Gervase had many renewed impulses of rebellion as he waked and watched during that long night. He was tempted to go away to the end of the world, to disappear into the darkness, and leave them—to repent, perhaps, of their attempted coercion. He had moments of resolution to withstand all compromise, to refuse the expedient held out to him, to maintain his own way—followed by sinkings of heart and courage, by questionings with himself who was he that self-sacrifice should be demanded from every one but him? Self-sacrifice for Madeline—that was a very different thing, after all, from yielding up his own enlightened will to the obstinate insistence of his father—or of her father. A man may stand against every other claim upon him, but to prefer his own will to the woman he loves—to sacrifice her rather than do something he did not like—was very different. For her he had vowed to do everything that man could do—to die for her, to live for her, to think of nothing in comparison with her happiness. And this that was required of him was clearly for her happiness. If to release her from himself would make her happy, then it would be time for him to disappear, to go away, and leave no trace, as his father had done; but that would make her miserable. It was Madeline that had to be considered, not himself or his pride, or his preference of one kind of work to another. The young man walked about the lonely library half the night fighting with himself. He had refused his father there—the father of whom he scarcely knew how to think, whether to pity or to blame, whether to approve or censure; but who had now passed away from his horizon, leaving nothing but Madeline,—no other influence, no other hope. Madeline was all he had in the world—no family, no sympathy, no home but her. What could the answer be when the question was to sacrifice her—or himself?

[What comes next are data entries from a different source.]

Result: faster. 695.1, median of 6 (+5.0%).

```diff
diff --git a/unsupervised_detection_b200/csrc/conv_igemm.cu b/unsupervised_detection_b200/csrc/conv_igemm.cu
--- a/unsupervised_detection_b200/csrc/conv_igemm.cu
+++ b/unsupervised_detection_b200/csrc/conv_igemm.cu
@@ -25,11 +25,17 @@
 static constexpr int kThreads = 256;
 template <int BN, int NWG> struct HaloCfg {
   static_assert(NWG == 1 || (NWG == 2 && BN >= 64), "two MMA warpgroups only for BN >= 64");
-  static constexpr int kMmaWarp = (NWG == 1 && BN >= 64) ? 8 : 4;
+  static constexpr int kMmaWarp = 4;
   static constexpr int kThreads = (kMmaWarp + 4 * NWG) * 32;
-  static constexpr int kEpiWarps = NWG == 1 ? kMmaWarp : kThreads / 32;
+  static constexpr int kEpiWarps = (NWG == 1 && BN < 64) ? kMmaWarp : kThreads / 32;
   static constexpr int kEpiParts = NWG == 1 ? (BN >= 64 ? 2 : 1) : BN / 32;
   static constexpr int kMaxMT = (128 / BN) < 4 ? (128 / BN) : 4;
+  static constexpr int kCtasPerSm = NWG == 1 ? 2 : 1;
+  static constexpr int kLaunchRegs = (65536 / (kCtasPerSm * kThreads)) & ~7;
+  static constexpr int kProdRegs = (NWG == 1 && BN >= 32) ? 88 : 0;
+  static constexpr int kMmaRegs = (NWG == 1 && BN >= 32) ? 168 : 0;
+  static_assert(kProdRegs == 0 || 128 * (kProdRegs + NWG * kMmaRegs) <= kThreads * kLaunchRegs,
+                "setmaxnreg.inc would wait for registers the CTA does not own");
 };
 static constexpr int kMaxAccCols = 128;
 static constexpr int kGProducers = 256;
@@ -279,18 +285,24 @@
   }
 }
 
-template <int BN>
+template <int BN, int CPS>
 struct FwdCfg {
   static constexpr int kStages = (BN == 128) ? 3 : 4;
   static constexpr int kLag = kStages - 2;
   static constexpr int kBStage = BN * 128;
   static constexpr int kSmem = kStages * (kAStage + kBStage) + 1024;
   static_assert(kStages * (kAStage + kBStage) >= kBM * BN * 4, "the accumulator tile reuses the operand ring");
+  static_assert(CPS == 1 || BN <= 64, "128 accumulator columns do not fit two CTAs per SM");
+  static constexpr int kLaunchRegs = (65536 / (CPS * kGThreads)) & ~7;
+  static constexpr int kProdRegs = (BN == 64 && CPS == 2) ? 72 : 0;
+  static constexpr int kMmaRegs = (BN == 64 && CPS == 2) ? 96 : 0;
+  static_assert(kProdRegs == 0 || 128 * (kProdRegs * kGProducers / 128 + kMmaRegs) <= kGThreads * kLaunchRegs,
+                "setmaxnreg.inc would wait for registers the CTA does not own");
 };
 
-template <int BN>
-__global__ void __launch_bounds__(kGThreads) conv_igemm_kernel(const __grid_constant__ CisConv p) {
-  using Cfg = FwdCfg<BN>;
+template <int BN, int CPS>
+__global__ void __launch_bounds__(kGThreads, CPS == 1 ? 0 : CPS) conv_igemm_kernel(const __grid_constant__ CisConv p) {
+  using Cfg = FwdCfg<BN, CPS>;
   constexpr int S = Cfg::kStages;
   constexpr int kMmaWarp = kGProducers / 32;
   extern __shared__ uint8_t smem_raw[];
@@ -350,6 +362,7 @@
     const int j = tid & 7;
     const int rl = tid >> 3;
     const uint32_t sw_off = (uint32_t)((j ^ (rl & 7)) << 4);
+    if constexpr (Cfg::kProdRegs > 0) setmaxnreg_dec<Cfg::kProdRegs>();
     int hb[4], wb[4], pre[4], prem[4];
     int nm0 = 0;
     for (int i = 0; i < p.nsrc; ++i)
@@ -436,6 +449,10 @@
       fence_proxy_async();
       mbar_arrive(bar_full + 8 * ((nkb - 1 - i) % S));
     }
+    if constexpr (Cfg::kProdRegs > 0) {
+      named_bar_sync<2, kGProducers>();
+      setmaxnreg_inc<Cfg::kLaunchRegs>();
+    }
 
     mbar_wait(bar_accum, 0);
     if (tid == 0) CIS_TRACE_AT(2);
@@ -464,6 +481,7 @@
       epi_cols<BN>(p, t_row, cbase, dpix, valid, s_bias, c_lo, c_hi);
     }
   } else {
+    if constexpr (Cfg::kMmaRegs > 0) setmaxnreg_inc<Cfg::kMmaRegs>();
     const int wtid = tid - kMmaWarp * 32;
     float acc[BN];
     const uint32_t dhi = desc_hi(1024);
@@ -483,6 +501,10 @@
     }
     wg_wait<0>();
     acc_store<BN>(acc, tile_base, wtid);
+    if constexpr (Cfg::kMmaRegs > 0) {
+      named_bar_sync<3, 128>();
+      setmaxnreg_dec<Cfg::kLaunchRegs>();
+    }
     mbar_arrive(bar_accum);
   }
   if (nsplit > 1 && p.sk_cluster) {
@@ -605,7 +627,7 @@
 }
 
 template <int BN, int NWG>
-__global__ void __launch_bounds__(HaloCfg<BN, NWG>::kThreads, 1) conv_halo_kernel(const __grid_constant__ CisConv p, const int halo_stage_bytes, const int BS, const int NHS,
+__global__ void __launch_bounds__(HaloCfg<BN, NWG>::kThreads, HaloCfg<BN, NWG>::kCtasPerSm) conv_halo_kernel(const __grid_constant__ CisConv p, const int halo_stage_bytes, const int BS, const int NHS,
                                                         const __grid_constant__ HaloMaps maps, const int use_tma, const int G) {
   using Cfg = HaloCfg<BN, NWG>;
   constexpr int kBStage = BN * 128;
@@ -691,7 +713,7 @@
   if (tid == 0) CIS_TRACE_AT(0);
 
   if (warp < kHMmaWarp_) {
-   if (warp < 4) {
+    if constexpr (Cfg::kProdRegs > 0) setmaxnreg_dec<Cfg::kProdRegs>();
     if (use_tma) {
       if (tid == 0) {
         int hcount = 0;
@@ -787,9 +809,12 @@
       }
     }
     __syncwarp();
-   }
-
+    if constexpr (Cfg::kProdRegs > 0) {
+      named_bar_sync<2, 128>();
+      setmaxnreg_inc<Cfg::kLaunchRegs>();
+    }
   } else {
+    if constexpr (Cfg::kMmaRegs > 0) setmaxnreg_inc<Cfg::kMmaRegs>();
     const int wg = NWG > 1 ? (warp - kHMmaWarp_) >> 2 : 0;
     const int wtid = tid - (kHMmaWarp_ + 4 * wg) * 32;
     constexpr int MTM = Cfg::kMaxMT;
@@ -838,6 +863,10 @@
 #pragma unroll
     for (int m = 0; m < MTM; ++m)
       if (m < MT) acc_store<BN>(acc[m], tile_base + (uint32_t)((wg * MT + m) * BN) * kAccColBytes, wtid);
+    if constexpr (Cfg::kMmaRegs > 0) {
+      named_bar_sync<3, 128>();
+      setmaxnreg_dec<Cfg::kLaunchRegs>();
+    }
     mbar_arrive(bar_accum);
   }
 
@@ -1603,12 +1632,12 @@
   return launch_pdl(splitk_finish_kernel<BN>, dim3(main_grid.x, main_grid.y, mt * kSub), dim3(kBlock), 0, st, *d);
 }
 
-template <int BN>
-static int launch_fwd(const CisConv* d, cudaStream_t st) {
-  using Cfg = FwdCfg<BN>;
+template <int BN, int CPS>
+static int launch_fwd_cps(const CisConv* d, cudaStream_t st) {
+  using Cfg = FwdCfg<BN, CPS>;
   static bool attr_set = false;
   if (!attr_set) {
-    cudaError_t e = cudaFuncSetAttribute(conv_igemm_kernel<BN>, cudaFuncAttributeMaxDynamicSharedMemorySize, Cfg::kSmem);
+    cudaError_t e = cudaFuncSetAttribute(conv_igemm_kernel<BN, CPS>, cudaFuncAttributeMaxDynamicSharedMemorySize, Cfg::kSmem);
     if (e != cudaSuccess) return cis_set_cuda_error(e, "cudaFuncSetAttribute(conv_igemm)");
     attr_set = true;
   }
@@ -1621,14 +1650,22 @@
   }
   dim3 grid((M + kBM - 1) / kBM, d->n_tiles, splits);
   cudaError_t le = (splits > 1 && d->sk_cluster)
-                       ? launch_pdl_zcluster(conv_igemm_kernel<BN>, grid, dim3(kGThreads), Cfg::kSmem, st, splits, *d)
-                       : launch_pdl(conv_igemm_kernel<BN>, grid, dim3(kGThreads), Cfg::kSmem, st, *d);
+                       ? launch_pdl_zcluster(conv_igemm_kernel<BN, CPS>, grid, dim3(kGThreads), Cfg::kSmem, st, splits, *d)
+                       : launch_pdl(conv_igemm_kernel<BN, CPS>, grid, dim3(kGThreads), Cfg::kSmem, st, *d);
   if (le != cudaSuccess) return cis_set_cuda_error(le, "launch(conv_igemm)");
   if (splits > 1 && !d->sk_cluster) {
     le = launch_splitk_finish<BN>(d, grid, st);
     if (le != cudaSuccess) return cis_set_cuda_error(le, "launch(splitk_finish)");
   }
   return cis_check_launch("conv_igemm");
+}
+template <int BN>
+static int launch_fwd(const CisConv* d, cudaStream_t st) {
+  const long ncta = (long)((d->N * d->OH * d->OW + kBM - 1) / kBM) * d->n_tiles * (d->splits > 1 ? d->splits : 1);
+  if constexpr (BN == 64) {
+    if (ncta <= cis_num_sms()) return launch_fwd_cps<BN, 1>(d, st);
+  }
+  return launch_fwd_cps<BN, BN == 128 ? 1 : 2>(d, st);
 }
 
 
@@ -1674,6 +1711,17 @@
 extern "C" int cis_set_persist_mode(int mode) {
   g_persist_mode = mode;
   return CIS_OK;
+}
+
+template <typename K>
+static int pair_smem_limit(K kernel) {
+  int dev = 0, per_sm = 0, reserved = 0;
+  cudaFuncAttributes fa;
+  if (cudaGetDevice(&dev) != cudaSuccess || cudaDeviceGetAttribute(&per_sm, cudaDevAttrMaxSharedMemoryPerMultiprocessor, dev) != cudaSuccess ||
+      cudaDeviceGetAttribute(&reserved, cudaDevAttrReservedSharedMemoryPerBlock, dev) != cudaSuccess ||
+      cudaFuncGetAttributes(&fa, kernel) != cudaSuccess)
+    return 112 * 1024;
+  return (per_sm / 2 - reserved - (int)fa.sharedSizeBytes) & ~1023;
 }
 
 template <int BN, int NWG>
@@ -1728,12 +1776,14 @@
   if (G < 1) G = 1;
   if (G > nst_max) G = nst_max;
   const int fixed = nhs * halo_stage + HP * 4 + 1024;
+  static const int lim_pair = HaloCfg<BN, NWG>::kCtasPerSm == 2 ? pair_smem_limit(conv_halo_kernel<BN, NWG>) : 113 * 1024;
   static const int lim_small_kb = getenv("CIS_HALO_SMALL_KB") ? atoi(getenv("CIS_HALO_SMALL_KB")) : 226;
-  static const int lim_kb_wide = getenv("CIS_HALO_LIMIT_KB") ? atoi(getenv("CIS_HALO_LIMIT_KB")) : 113;
-  static const int lim_kb_thin = getenv("CIS_HALO_LIMIT_THIN_KB") ? atoi(getenv("CIS_HALO_LIMIT_THIN_KB")) : 113;
+  static const int lim_kb_wide = getenv("CIS_HALO_LIMIT_KB") ? atoi(getenv("CIS_HALO_LIMIT_KB")) : 0;
+  static const int lim_kb_thin = getenv("CIS_HALO_LIMIT_THIN_KB") ? atoi(getenv("CIS_HALO_LIMIT_THIN_KB")) : 0;
   const int lim_kb = BN <= 32 ? lim_kb_thin : lim_kb_wide;
+  const int lim = lim_kb > 0 ? lim_kb * 1024 : lim_pair;
   const int nsm = cis_num_sms();
-  int limit = (ncta_all > nsm && fixed + 2 * kB <= lim_kb * 1024) ? lim_kb * 1024 : 226 * 1024;
+  int limit = (ncta_all > nsm && fixed + 2 * kB <= lim) ? lim : 226 * 1024;
   if (ncta_all <= nsm && fixed + 2 * kB <= lim_small_kb * 1024) limit = lim_small_kb * 1024;
   while (G > 1 && fixed + 2 * G * kB > limit) --G;
   const int groups = cper * ((nsub > 1 ? 1 : (nst_max + G - 1) / G));
diff --git a/unsupervised_detection_b200/csrc/ptx.cuh b/unsupervised_detection_b200/csrc/ptx.cuh
--- a/unsupervised_detection_b200/csrc/ptx.cuh
+++ b/unsupervised_detection_b200/csrc/ptx.cuh
@@ -92,6 +92,19 @@
 
 __device__ __forceinline__ void pdl_launch_dependents() { asm volatile("griddepcontrol.launch_dependents;" ::: "memory"); }
 __device__ __forceinline__ void pdl_wait() { asm volatile("griddepcontrol.wait;" ::: "memory"); }
+
+template <int ID, int N>
+__device__ __forceinline__ void named_bar_sync() {
+  asm volatile("bar.sync %0, %1;" ::"n"(ID), "n"(N) : "memory");
+}
+template <int R>
+__device__ __forceinline__ void setmaxnreg_inc() {
+  asm volatile("setmaxnreg.inc.sync.aligned.u32 %0;" ::"n"(R));
+}
+template <int R>
+__device__ __forceinline__ void setmaxnreg_dec() {
+  asm volatile("setmaxnreg.dec.sync.aligned.u32 %0;" ::"n"(R));
+}
 
 __device__ __forceinline__ void wg_fence() { asm volatile("wgmma.fence.sync.aligned;" ::: "memory"); }
 __device__ __forceinline__ void wg_commit() { asm volatile("wgmma.commit_group.sync.aligned;" ::: "memory"); }
```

Next morning he saw her, very sweet and anxious, wistfully interrogating his looks. “Nothing will make you like it, Gervase?” “No,” he said, “nothing. It is hateful always. I cannot change in my conviction; but I will do it, and make the best of it—for you, Madeline.” She asked him again before he left her, after they had talked and talked for hours. “Don’t you think, as you get used to it, you will like it better, Gervase?” “I don’t think I shall ever do anything but hate it; but never mind. I shall grumble at nothing when I have you.” She looked after him with a curious light in her eyes as he went away. She was thinking very likely what she would do were she in his place. How little she would mind! how she would conquer any antipathy she had and put it under her feet, and scorn to confess it! Women have such sentiments often, thinking how differently they would conduct themselves were they men. But then the things that are required of men are not often required of women. And Madeline reminded herself that she had no antipathy to overcome. She watched him, herself hidden among the curtains, as he went along the street, without any of the old spring and elasticity in his step. Poor Gervase! he had never known any trouble till now; but now it had come in a flood, and it was no wonder he was broken down. He was not perhaps the strongest of men by nature; but he was Gervase, which said all—and there was no other in the world.